Electricity and gas are not luxury commodities, they are basic necessities. Residents need power to regulate household temperatures, preserve food, see at night, and communicate with the outside world. When a home doesn't have power, it can't function properly. Between time spent trying to restore power instead of working and the deposits and reconnection fees required for restoration, the additional costs to residents that come with power shut-offs make bad financial situations worse.
Losing power negatively affects health outcomes, too. Shut-offs increase risk of hunger, stress, respiratory illness, and heat stroke. Households that get shut off are likely to resort to using candles for light, fires for heat, and neighbors’ extension cords, all of which increase the risk of a house fire. For people who use medical devices like dialysis machines or assisted breathing machines, losing power is a life-or-death issue. Despite PG&E's Medical Baseline program, customers are four times more likely to never have their services restored.

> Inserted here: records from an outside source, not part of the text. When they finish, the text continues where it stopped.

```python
class QwenEngine:
    def __init__(self, cfg, device):
        self.cfg = cfg
        self.device = device
        self.H = cfg.hidden_size
        self.Hq, self.Hkv, self.hd = cfg.num_attention_heads, cfg.num_key_value_heads, cfg.head_dim
        self.F = cfg.intermediate_size
        self.L = cfg.num_hidden_layers
        self.V = cfg.vocab_size
        self.eps = cfg.rms_norm_eps
        self.Nq, self.Nkv = self.Hq * self.hd, self.Hkv * self.hd
        self.scale = self.hd ** -0.5
        self.layers: List[QwenLayerW] = [QwenLayerW() for _ in range(self.L)]
        self.norm_w: torch.Tensor = None
        self.E: torch.Tensor = None
        self.ET: Optional[torch.Tensor] = None
        self._rope = None
        self._rope_len = 0
        self.layer_done_hook = None

    def rope(self, npos: int):
        if self._rope is None or self._rope_len < npos:
            n = max(npos, 512)
            theta = self.cfg.rope_parameters["rope_theta"] if hasattr(self.cfg, "rope_parameters") else self.cfg.rope_theta
            self._rope = rope_tables(n, self.hd, theta, self.device)
            self._rope_len = n
        return self._rope

    def ensure_transposed(self):
        for L in self.layers:
            if L.WqkvT is None:
                L.WqkvT = ops.transpose2d(L.Wqkv)
                L.WoT = ops.transpose2d(L.Wo)
                L.WguT = ops.transpose2d(L.Wgu)
                L.WdT = ops.transpose2d(L.Wd)
        if self.ET is None:
            self.ET = ops.transpose2d(self.E)

    SMALL_M = 8192

    @staticmethod
    def _down(x2d, A, scaling, live_rows):
        if x2d.shape[0] < QwenEngine.SMALL_M and A.shape[0] in (32, 64, 128):
            return ops.lora_down_drop(x2d, A, scaling, 0.0, [0] * min(A.shape[0] // 32, (live_rows + 31) // 32), rank=32)
        return ops.gemm_nt(x2d, A, alpha=scaling)

    @staticmethod
    def _lora_fwd(x2d, W, G: Optional[LoraGroup], on: bool, res=None, out=None, drop=None):
        if G is not None and on:
            if drop is not None:
                t = ops.lora_down_drop(x2d, G.A, G.scaling, drop[0], drop[1], drop[2])
            else:
                t = QwenEngine._down(x2d, G.A, G.scaling, len(G.n_sizes) * G.r)
            return ops.gemm_nt(x2d, W, a2=t, b2=G.B, res=res, out=out), t
        return ops.gemm_nt(x2d, W, res=res, out=out), None

    @staticmethod
    def _lora_bwd(dy, WT, G: Optional[LoraGroup], on: bool, x2d, t, drop=None):
        if G is not None and on:
            dts = QwenEngine._down(dy, G.BT, G.scaling, len(G.n_sizes) * G.r)
            if drop is not None:
                dxl = ops.lora_up_drop(dts, G.AT, drop[0], drop[1], drop[2])
                dx = ops.gemm_nt(dy, WT, res=dxl)
            else:
                dx = ops.gemm_nt(dy, WT, a2=dts, b2=G.AT)
            ops.wgrad_tn(dy, t, G.B_grad)
            ops.wgrad_tn(x2d, dts, G.A_grad, transposed_out=True, drop=drop[:2] if drop is not None else None,
                         rank=drop[2] if drop is not None else 32)
            return dx
        return ops.gemm_nt(dy, WT)

    def _drop(self, m: "SeqMeta", li: int, group: str):
        G = self.layers[li].lora[group]
        if G is None or not m.lora_on or m.drop_p <= 0.0:
            return None
        if G.r not in ops.LORA_DROP_RANKS:
            raise NotImplementedError(f"LoRA dropout needs an adapter rank in {list(ops.LORA_DROP_RANKS)} (one mask stream per target "
                                      f"module, built for these ranks), not r = {G.r}")
        return (m.drop_p, lora_drop_seeds(m.drop_seed, li, group, len(G.n_sizes)), G.r)

    def use_fp8(self, W8):
        eng = self

        class _Ctx:
            def __enter__(self_):
                self_.prev = getattr(eng, "_fp8", None)
                eng._fp8 = W8

            def __exit__(self_, *a):
                eng._fp8 = self_.prev
        return _Ctx()

    def fp8_supported(self) -> bool:
        return self.H % 128 == 0 and self.F % 128 == 0 and self.Nq % 128 == 0

    def fp8_weight_images(self, merged=None):
        out = []
        for li, L in enumerate(self.layers):
            W = merged[li] if merged is not None else {"Wqkv": L.Wqkv, "Wo": L.Wo, "Wgu": L.Wgu, "Wd": L.Wd}
            out.append({"Wqkv": ops.quant_rows_fp8(W["Wqkv"], colw=L.ln1), "Wo": ops.quant_rows_fp8(W["Wo"]),
                        "Wgu": ops.quant_rows_fp8(W["Wgu"], colw=L.ln2), "Wd": ops.quant_rows_fp8(W["Wd"])})
        return out

    def _layer_fwd_fp8(self, li: int, x: torch.Tensor, m: SeqMeta, kv_out, R):
        L = self.layers[li]
        B, S, T = m.B, m.S, m.B * m.S
        cosT, sinT = self.rope(m.max_pos or m.S)
        xq, xs = ops.quant_rows_fp8(x, rms_eps=self.eps)
        qkv = ops.gemm_fp8_nt(xq, xs, R["Wqkv"][0], R["Wqkv"][1])
        q = torch.empty((B, S, self.Hq, self.hd), dtype=BF16, device=x.device)
        if kv_out is None:
            k = torch.empty((B, S, self.Hkv, self.hd), dtype=BF16, device=x.device)
            v = torch.empty((B, S, self.Hkv, self.hd), dtype=BF16, device=x.device)
            s_off = 0
        else:
            kc, vc, s_off = kv_out[:3]
            k, v = kc.permute(0, 2, 1, 3), vc.permute(0, 2, 1, 3)
        ops.qk_norm_rope_fwd(qkv, L.qn, L.kn, cosT, sinT, m.pos, S, self.Hq, self.Hkv, self.hd, self.eps, 1.0, q, k, v, s_off)
        if kv_out is not None:
            k, v = k[:, :s_off + S], v[:, :s_off + S]
        vt = ops.head_transpose(v)
        if kv_out is not None and len(kv_out) > 3 and kv_out[3] is not None:
            kv_out[3].append(vt)
        o, _ = ops.attn_fwd(q, k, vt, m.kmask, True, self.scale, need_lse=False)
        oq, os_ = ops.quant_rows_fp8(o.view(T, self.Nq))
        h = ops.gemm_fp8_nt(oq, os_, R["Wo"][0], R["Wo"][1], res=x)
        hq, hs = ops.quant_rows_fp8(h, rms_eps=self.eps)
        gu = ops.gemm_fp8_nt(hq, hs, R["Wgu"][0], R["Wgu"][1])
        aq, as_ = ops.swiglu_quant_fp8(gu)
        return ops.gemm_fp8_nt(aq, as_, R["Wd"][0], R["Wd"][1], res=h)

    def layer_fwd(self, li: int, x: torch.Tensor, m: SeqMeta, save: bool, kv_out=None):
        w8 = getattr(self, "_fp8", None)
        if w8 is not None and not save:
            return self._layer_fwd_fp8(li, x, m, kv_out, w8[li]), None
        L = self.layers[li]
        B, S, T = m.B, m.S, m.B * m.S
        cosT, sinT = self.rope(m.max_pos or m.S)
        xn = ops.rmsnorm_fwd(x, L.ln1, self.eps)
        qkv, t1 = self._lora_fwd(xn, L.Wqkv, L.lora["qkv"], m.lora_on, drop=self._drop(m, li, "qkv"))
        q = torch.empty((B, S, self.Hq, self.hd), dtype=BF16, device=x.device)
        if kv_out is None:
            k = torch.empty((B, S, self.Hkv, self.hd), dtype=BF16, device=x.device)
            v = torch.empty((B, S, self.Hkv, self.hd), dtype=BF16, device=x.device)
            s_off = 0
        else:
            kc, vc, s_off = kv_out[:3]
            k, v = kc.permute(0, 2, 1, 3), vc.permute(0, 2, 1, 3)
        ops.qk_norm_rope_fwd(qkv, L.qn, L.kn, cosT, sinT, m.pos, S, self.Hq, self.Hkv, self.hd, self.eps, 1.0, q, k, v, s_off)
        if kv_out is not None:
            k, v = k[:, :s_off + S], v[:, :s_off + S]
        vt = ops.head_transpose(v)
        if kv_out is not None and len(kv_out) > 3 and kv_out[3] is not None:
            kv_out[3].append(vt)
        o, lse = ops.attn_fwd(q, k, vt, m.kmask, True, self.scale, need_lse=save)
        o2 = o.view(T, self.Nq)
        h, t2 = self._lora_fwd(o2, L.Wo, L.lora["o"], m.lora_on, res=x, drop=self._drop(m, li, "o"))
        hn = ops.rmsnorm_fwd(h, L.ln2, self.eps)
        gu = t3 = act = None
        if not save and FUSE_SWIGLU:
            G3, d3 = L.lora["gu"], self._drop(m, li, "gu")
            if G3 is not None and m.lora_on:
                t3 = ops.lora_down_drop(hn, G3.A, G3.scaling, d3[0], d3[1], d3[2]) if d3 is not None else self._down(hn, G3.A, G3.scaling, len(G3.n_sizes) * G3.r)
                act = ops.gemm_swiglu(hn, L.Wgu, a2=t3, b2=G3.B)
            else:
                act = ops.gemm_swiglu(hn, L.Wgu)
        if act is None:
            if t3 is not None:
                gu = ops.gemm_nt(hn, L.Wgu, a2=t3, b2=L.lora["gu"].B)
            else:
                gu, t3 = self._lora_fwd(hn, L.Wgu, L.lora["gu"], m.lora_on, drop=self._drop(m, li, "gu"))
            act = ops.swiglu_fwd(gu)
        y, t4 = self._lora_fwd(act, L.Wd, L.lora["d"], m.lora_on, res=h, drop=self._drop(m, li, "d"))
        saved = (x, xn, t1, qkv, q, k, v, o, lse, t2, h, hn, t3, gu, act, t4) if save else None
        return y, saved

    def layer_bwd(self, li: int, dy: torch.Tensor, saved, m: SeqMeta, prefix: int = 0, extra_dkv=None):
        L = self.layers[li]
        (x, xn, t1, qkv, q, k, v, o, lse, t2, h, hn, t3, gu, act, t4) = saved
        B, S, T = m.B, m.S, m.B * m.S
        cosT, sinT = self.rope(m.max_pos or m.S)
        on = m.lora_on
        dact = self._lora_bwd(dy, L.WdT, L.lora["d"], on, act, t4, drop=self._drop(m, li, "d"))
        dgu = ops.swiglu_bwd(gu, dact)
        dhn = self._lora_bwd(dgu, L.WguT, L.lora["gu"], on, hn, t3, drop=self._drop(m, li, "gu"))
        dh = ops.rmsnorm_bwd(dhn, h, L.ln2, self.eps, dres=dy)
        do = self._lora_bwd(dh, L.WoT, L.lora["o"], on, o.view(T, self.Nq), t2, drop=self._drop(m, li, "o"))
        dq, dk, dv = ops.attn_bwd(q, k, v, o, do.view(B, S, self.Hq, self.hd), lse, m.kmask, True, self.scale)
        pre = None
        if prefix > 0:
            pre = (dk[:, :prefix], dv[:, :prefix])
            dk, dv = dk[:, prefix:], dv[:, prefix:]
        if extra_dkv is not None:
            dk = ops.group_sum(extra_dkv[0], extra_dkv[2], add=dk)
            dv = ops.group_sum(extra_dkv[1], extra_dkv[2], add=dv)
        dqkv = ops.qk_norm_rope_bwd(qkv, L.qn, L.kn, cosT, sinT, m.pos, S, self.Hq, self.Hkv, self.hd, self.eps, 1.0, dq, dk, dv)
        dxn = self._lora_bwd(dqkv, L.WqkvT, L.lora["qkv"], on, xn, t1, drop=self._drop(m, li, "qkv"))
        dx = ops.rmsnorm_bwd(dxn, x, L.ln1, self.eps, dres=dh)
        return (dx, pre) if prefix > 0 else dx

    def forward_hidden(self, x: torch.Tensor, m: SeqMeta, save: bool):
        tape = []
        for li in range(self.L):
            x, saved = self.layer_fwd(li, x, m, save)
            tape.append(saved)
        hid = ops.rmsnorm_fwd(x, self.norm_w, self.eps)
        return hid, (tape, x) if save else None

    def backward_hidden(self, dhid: torch.Tensor, tape_x, m: SeqMeta):
        tape, xlast = tape_x
        dx = ops.rmsnorm_bwd(dhid, xlast, self.norm_w, self.eps)
        for li in reversed(range(self.L)):
            dx = self.layer_bwd(li, dx, tape[li], m)
            tape[li] = None
            if self.layer_done_hook is not None:
                self.layer_done_hook(li)
        return dx


    def forward_hidden_shared(self, xp: torch.Tensor, mp: SeqMeta, xc: torch.Tensor, mc: SeqMeta, copies: int, save: bool, side=None):
        R, P, B, C = mp.B, mp.S, mc.B, mc.S
        assert B == R * copies
        dev = xp.device
        tape_p, tape_c = [], []
        main = torch.cuda.current_stream(dev) if side is not None else None
        if side is not None:
            side.wait_stream(main)
            xc.record_stream(side)
        for li in range(self.L):
            kc_r = torch.empty((R, self.Hkv, P, self.hd), dtype=BF16, device=dev)
            vc_r = torch.empty((R, self.Hkv, P, self.hd), dtype=BF16, device=dev)
            xp, sp = self.layer_fwd(li, xp, mp, save, kv_out=(kc_r, vc_r, 0))
            tape_p.append(sp)
            if side is not None:
                ev = torch.cuda.Event()
                ev.record(main)
                kc_r.record_stream(side)
                vc_r.record_stream(side)
            with (torch.cuda.stream(side) if side is not None else _nullctx()):
                if side is not None:
                    side.wait_event(ev)
                kc = torch.empty((B, self.Hkv, P + C, self.hd), dtype=BF16, device=dev)
                vc = torch.empty((B, self.Hkv, P + C, self.hd), dtype=BF16, device=dev)
                ops.group_broadcast(kc_r, kc, copies)
                ops.group_broadcast(vc_r, vc, copies)
                xc, sc = self.layer_fwd(li, xc, mc, save, kv_out=(kc, vc, P))
                tape_c.append(sc)
        last = torch.arange(R, device=dev, dtype=torch.int32) * P + (P - 1)
        xp_last = ops.gather_rows(last, xp)
        hid_last = ops.rmsnorm_fwd(xp_last, self.norm_w, self.eps)
        with (torch.cuda.stream(side) if side is not None else _nullctx()):
            hid_c = ops.rmsnorm_fwd(xc, self.norm_w, self.eps)
        if side is not None:
            main.wait_stream(side)
            for t_ in (hid_c, xc):
                t_.record_stream(main)
        return hid_last, hid_c, ((tape_p, tape_c, xp_last, xc, last) if save else None)

    def backward_hidden_shared(self, dhid_last: torch.Tensor, dhid_c: torch.Tensor, tape, mp: SeqMeta, mc: SeqMeta, copies: int, side=None):
        tape_p, tape_c, xp_last, xc, last = tape
        dev = dhid_c.device
        main = torch.cuda.current_stream(dev) if side is not None else None
        if side is not None:
            side.wait_stream(main)
            dhid_c.record_stream(side)
        with (torch.cuda.stream(side) if side is not None else _nullctx()):
            dxc = ops.rmsnorm_bwd(dhid_c, xc, self.norm_w, self.eps)
        dxp = ops.scatter_rows(last, ops.rmsnorm_bwd(dhid_last, xp_last, self.norm_w, self.eps), mp.B * mp.S)
        for li in reversed(range(self.L)):
            with (torch.cuda.stream(side) if side is not None else _nullctx()):
                dxc, pre = self.layer_bwd(li, dxc, tape_c[li], mc, prefix=mp.S)
                tape_c[li] = None
                if side is not None:
                    ev = torch.cuda.Event()
                    ev.record(side)
            if side is not None:
                main.wait_event(ev)
                pre[0].record_stream(main)
                pre[1].record_stream(main)
            dxp = self.layer_bwd(li, dxp, tape_p[li], mp, extra_dkv=(pre[0], pre[1], copies))
            tape_p[li] = None
# ... 72 lines not shown
```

An End to Unjust Shut-offs
By taking public ownership over PG&E, we can stop its payment collections strategy of shutting off power for people who can’t afford their rising energy bills. Twenty-five percent of California families are affected by power shut offs for non-payment, with Latinx, Native, and poor communities disproportionately impacted.
PG&E’s shut-offs affect an increasing number of Californians. In 2016, PG&E shut off power for 312,007 households, up from 170,000 in 2010. During this same period, unemployment fell from 13% to 6.5%, and the California median income rose by more than $4,000. With more Californians employed, and with a higher median income, more people should be able to pay their energy bills on time.
Rates Continue to Climb
So why did PG&E shut off power for more households? During these six years, PG&E raised their rates at a much faster pace than post-recession restabilization, with the average monthly bill increasing by 50%, from $77 to $117 a month. As standard customer shutoff rates increased by 120%, shut-off rates for low-income customers enrolled in the means-tested CARE discount increased by 15%, and shutoffs for families enrolled in the means-tested FERA discount program increased by 91%.
Shut-offs are not necessary to collect unpaid power bills. There is no correlation between power companies’ shut-off rates and their delinquency rates. Other legal mechanisms like debt collection exist to collect debts, are widely used in other industries, and don't involve potentially destabilizing a household by denying it a vital resource.
Shifting to a publicly owned, democratically controlled energy utilities program will end shut-offs for good, and put people—and the planet—over profit. Through fair, transparent pricing, and redistributive programs like minimum payment options, our proposal will stop the practice of holding heat, water, and electricity ransom.